## Exercise aim
Your answer must be an exact copy of the listing below.
+++++
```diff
@@ -561,9 +649,24 @@
     const int in_planes = 2 * nd_kblocks(d.cin), out_planes = d.cout / 4;
     const f32x4 *x = (const f32x4 *)d.in.base + (long)d.in_plane0 * d.in.np() + roi_in;
     dim3 gi((unsigned)((g.tiles + 255) / 256), in_planes);
-    constexpr int kNtl = 16;
+    constexpr int kNtl = kInNtl;
     dim3 gi2((unsigned)((g.tiles + kNtl - 1) / kNtl), in_planes);
-    if (T == 2)
+    const int in_rows = T == 6 && !d.tile_wino_in ? wino_in_rows_rule(g.TX, g.TY, gB) : 0;
+    if (in_rows) {
+        const bool zero_lines = d.kind == ND_CONVT3 && d.in.pad == 2 && !roi && !src2 && !add;
+        const int y_lo = zero_lines ? 2 : 0, y_hi = zero_lines && !mosaic ? d.in.Hb - 3 : INT_MAX;
+        const long walks = (long)gB * ((g.TY + in_rows - 1) / in_rows), blocks = walks * ((g.TX + kNtl - 1) / kNtl);
+        if (blocks >= (1L << 31)) ND_FAIL(ND_EINVAL, "winograd: %ld workgroups of the input transform exceed the grid", blocks);
+        dim3 gr((unsigned)blocks, in_planes);
+        if (mosaic)
+            hipLaunchKernelGGL((k_wino_in2_rows<6, kNtl, true>), gr, dim3(kNtl * 8), 0, s, x, d.in.np(), vHb, vWb, (long)d.in.Hb * d.in.Wb, d.in.Wb, d.in.B, g.TY,
+                               g.TX, v, g.vnp, g.vbs, nullptr, 0L, 0, nullptr, in_planes, in_rows, y_lo, y_hi, g.mp, g.mbx, g.mby);
+        else
+            hipLaunchKernelGGL((k_wino_in2_rows<6, kNtl>), gr, dim3(kNtl * 8), 0, s, x, d.in.np(), vHb, vWb, (long)d.in.Hb * d.in.Wb, d.in.Wb, d.in.B, g.TY,
+                               g.TX, v, g.vnp, g.vbs,
+                               src2 ? (const f32x4 *)d.in2.base + (long)d.in2_plane0 * d.in2.np() + (roi ? (long)d.roi_r0 * d.in2.Wb + d.roi_c0 : 0) : nullptr,
+                               d.in2.np(), d.in2.Wb, d.in2_origin, src2 ? d.in2_from : in_planes, in_rows, y_lo, y_hi);
+    } else if (T == 2)
         hipLaunchKernelGGL(k_wino_input<2>, gi, dim3(256), 0, s, x, d.in.np(), d.in.Hb, d.in.Wb, d.in.B, g.TY, g.TX, v, g.vnp, g.vbs);
     else if (mosaic)
         hipLaunchKernelGGL((k_wino_in2<6, kNtl, true>), gi2, dim3(kNtl * 8), 0, s, x, d.in.np(), vHb, vWb, (long)d.in.Hb * d.in.Wb, d.in.Wb, d.in.B, g.TY, g.TX, v, g.vnp,
diff --git a/nind_denoise_amd/networks/UtNet.py b/nind_denoise_amd/networks/UtNet.py
--- a/nind_denoise_amd/networks/UtNet.py
+++ b/nind_denoise_amd/networks/UtNet.py
@@ -107,6 +107,7 @@
 class UtNet(nn.Module):
     split_k = True
     mosaic_wino = True
+    row_walk_wino = True
     winograd = True
     w1d_regs = False
     useful_only = True
@@ -164,7 +165,7 @@
         return ((0 if self.split_k else _lib.FLAG_NO_SPLITK) | (0 if self.winograd else _lib.FLAG_DIRECT_CONV) |
                 (_lib.FLAG_W1D_REGS if self.w1d_regs else 0) | (0 if self.useful_only else _lib.FLAG_FULL_TILES) |
                 (0 if self.fused_pool else _lib.FLAG_UNFUSED_POOL) | (0 if self.share_encoder else _lib.FLAG_TILE_ENCODER) |
-                (0 if self.mosaic_wino else _lib.FLAG_TILE_WINO))
+                (0 if self.mosaic_wino else _lib.FLAG_TILE_WINO) | (0 if self.row_walk_wino else _lib.FLAG_TILE_WINO_IN))
 
     @property
     def frame_flags(self):
```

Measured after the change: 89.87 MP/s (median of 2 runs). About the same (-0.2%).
+++++
## Exercise output
```diff
@@ -561,9 +649,24 @@
     const int in_planes = 2 * nd_kblocks(d.cin), out_planes = d.cout / 4;
     const f32x4 *x = (const f32x4 *)d.in.base + (long)d.in_plane0 * d.in.np() + roi_in;
     dim3 gi((unsigned)((g.tiles + 255) / 256), in_planes);
-    constexpr int kNtl = 16;
+    constexpr int kNtl = kInNtl;
     dim3 gi2((unsigned)((g.tiles + kNtl - 1) / kNtl), in_planes);
-    if (T == 2)
+    const int in_rows = T == 6 && !d.tile_wino_in ? wino_in_rows_rule(g.TX, g.TY, gB) : 0;
+    if (in_rows) {
+        const bool zero_lines = d.kind == ND_CONVT3 && d.in.pad == 2 && !roi && !src2 && !add;
+        const int y_lo = zero_lines ? 2 : 0, y_hi = zero_lines && !mosaic ? d.in.Hb - 3 : INT_MAX;
+        const long walks = (long)gB * ((g.TY + in_rows - 1) / in_rows), blocks = walks * ((g.TX + kNtl - 1) / kNtl);
+        if (blocks >= (1L << 31)) ND_FAIL(ND_EINVAL, "winograd: %ld workgroups of the input transform exceed the grid", blocks);
+        dim3 gr((unsigned)blocks, in_planes);
+        if (mosaic)
+            hipLaunchKernelGGL((k_wino_in2_rows<6, kNtl, true>), gr, dim3(kNtl * 8), 0, s, x, d.in.np(), vHb, vWb, (long)d.in.Hb * d.in.Wb, d.in.Wb, d.in.B, g.TY,
+                               g.TX, v, g.vnp, g.vbs, nullptr, 0L, 0, nullptr, in_planes, in_rows, y_lo, y_hi, g.mp, g.mbx, g.mby);
+        else
+            hipLaunchKernelGGL((k_wino_in2_rows<6, kNtl>), gr, dim3(kNtl * 8), 0, s, x, d.in.np(), vHb, vWb, (long)d.in.Hb * d.in.Wb, d.in.Wb, d.in.B, g.TY,
+                               g.TX, v, g.vnp, g.vbs,
+                               src2 ? (const f32x4 *)d.in2.base + (long)d.in2_plane0 * d.in2.np() + (roi ? (long)d.roi_r0 * d.in2.Wb + d.roi_c0 : 0) : nullptr,
+                               d.in2.np(), d.in2.Wb, d.in2_origin, src2 ? d.in2_from : in_planes, in_rows, y_lo, y_hi);
+    } else if (T == 2)
         hipLaunchKernelGGL(k_wino_input<2>, gi, dim3(256), 0, s, x, d.in.np(), d.in.Hb, d.in.Wb, d.in.B, g.TY, g.TX, v, g.vnp, g.vbs);
     else if (mosaic)
         hipLaunchKernelGGL((k_wino_in2<6, kNtl, true>), gi2, dim3(kNtl * 8), 0, s, x, d.in.np(), vHb, vWb, (long)d.in.Hb * d.in.Wb, d.in.Wb, d.in.B, g.TY, g.TX, v, g.vnp,
diff --git a/nind_denoise_amd/networks/UtNet.py b/nind_denoise_amd/networks/UtNet.py
--- a/nind_denoise_amd/networks/UtNet.py
+++ b/nind_denoise_amd/networks/UtNet.py
@@ -107,6 +107,7 @@
 class UtNet(nn.Module):
     split_k = True
     mosaic_wino = True
+    row_walk_wino = True
     winograd = True
     w1d_regs = False
     useful_only = True
@@ -164,7 +165,7 @@
         return ((0 if self.split_k else _lib.FLAG_NO_SPLITK) | (0 if self.winograd else _lib.FLAG_DIRECT_CONV) |
                 (_lib.FLAG_W1D_REGS if self.w1d_regs else 0) | (0 if self.useful_only else _lib.FLAG_FULL_TILES) |
                 (0 if self.fused_pool else _lib.FLAG_UNFUSED_POOL) | (0 if self.share_encoder else _lib.FLAG_TILE_ENCODER) |
-                (0 if self.mosaic_wino else _lib.FLAG_TILE_WINO))
+                (0 if self.mosaic_wino else _lib.FLAG_TILE_WINO) | (0 if self.row_walk_wino else _lib.FLAG_TILE_WINO_IN))
 
     @property
     def frame_flags(self):
```

Measured after the change: 89.87 MP/s (median of 2 runs). About the same (-0.2%).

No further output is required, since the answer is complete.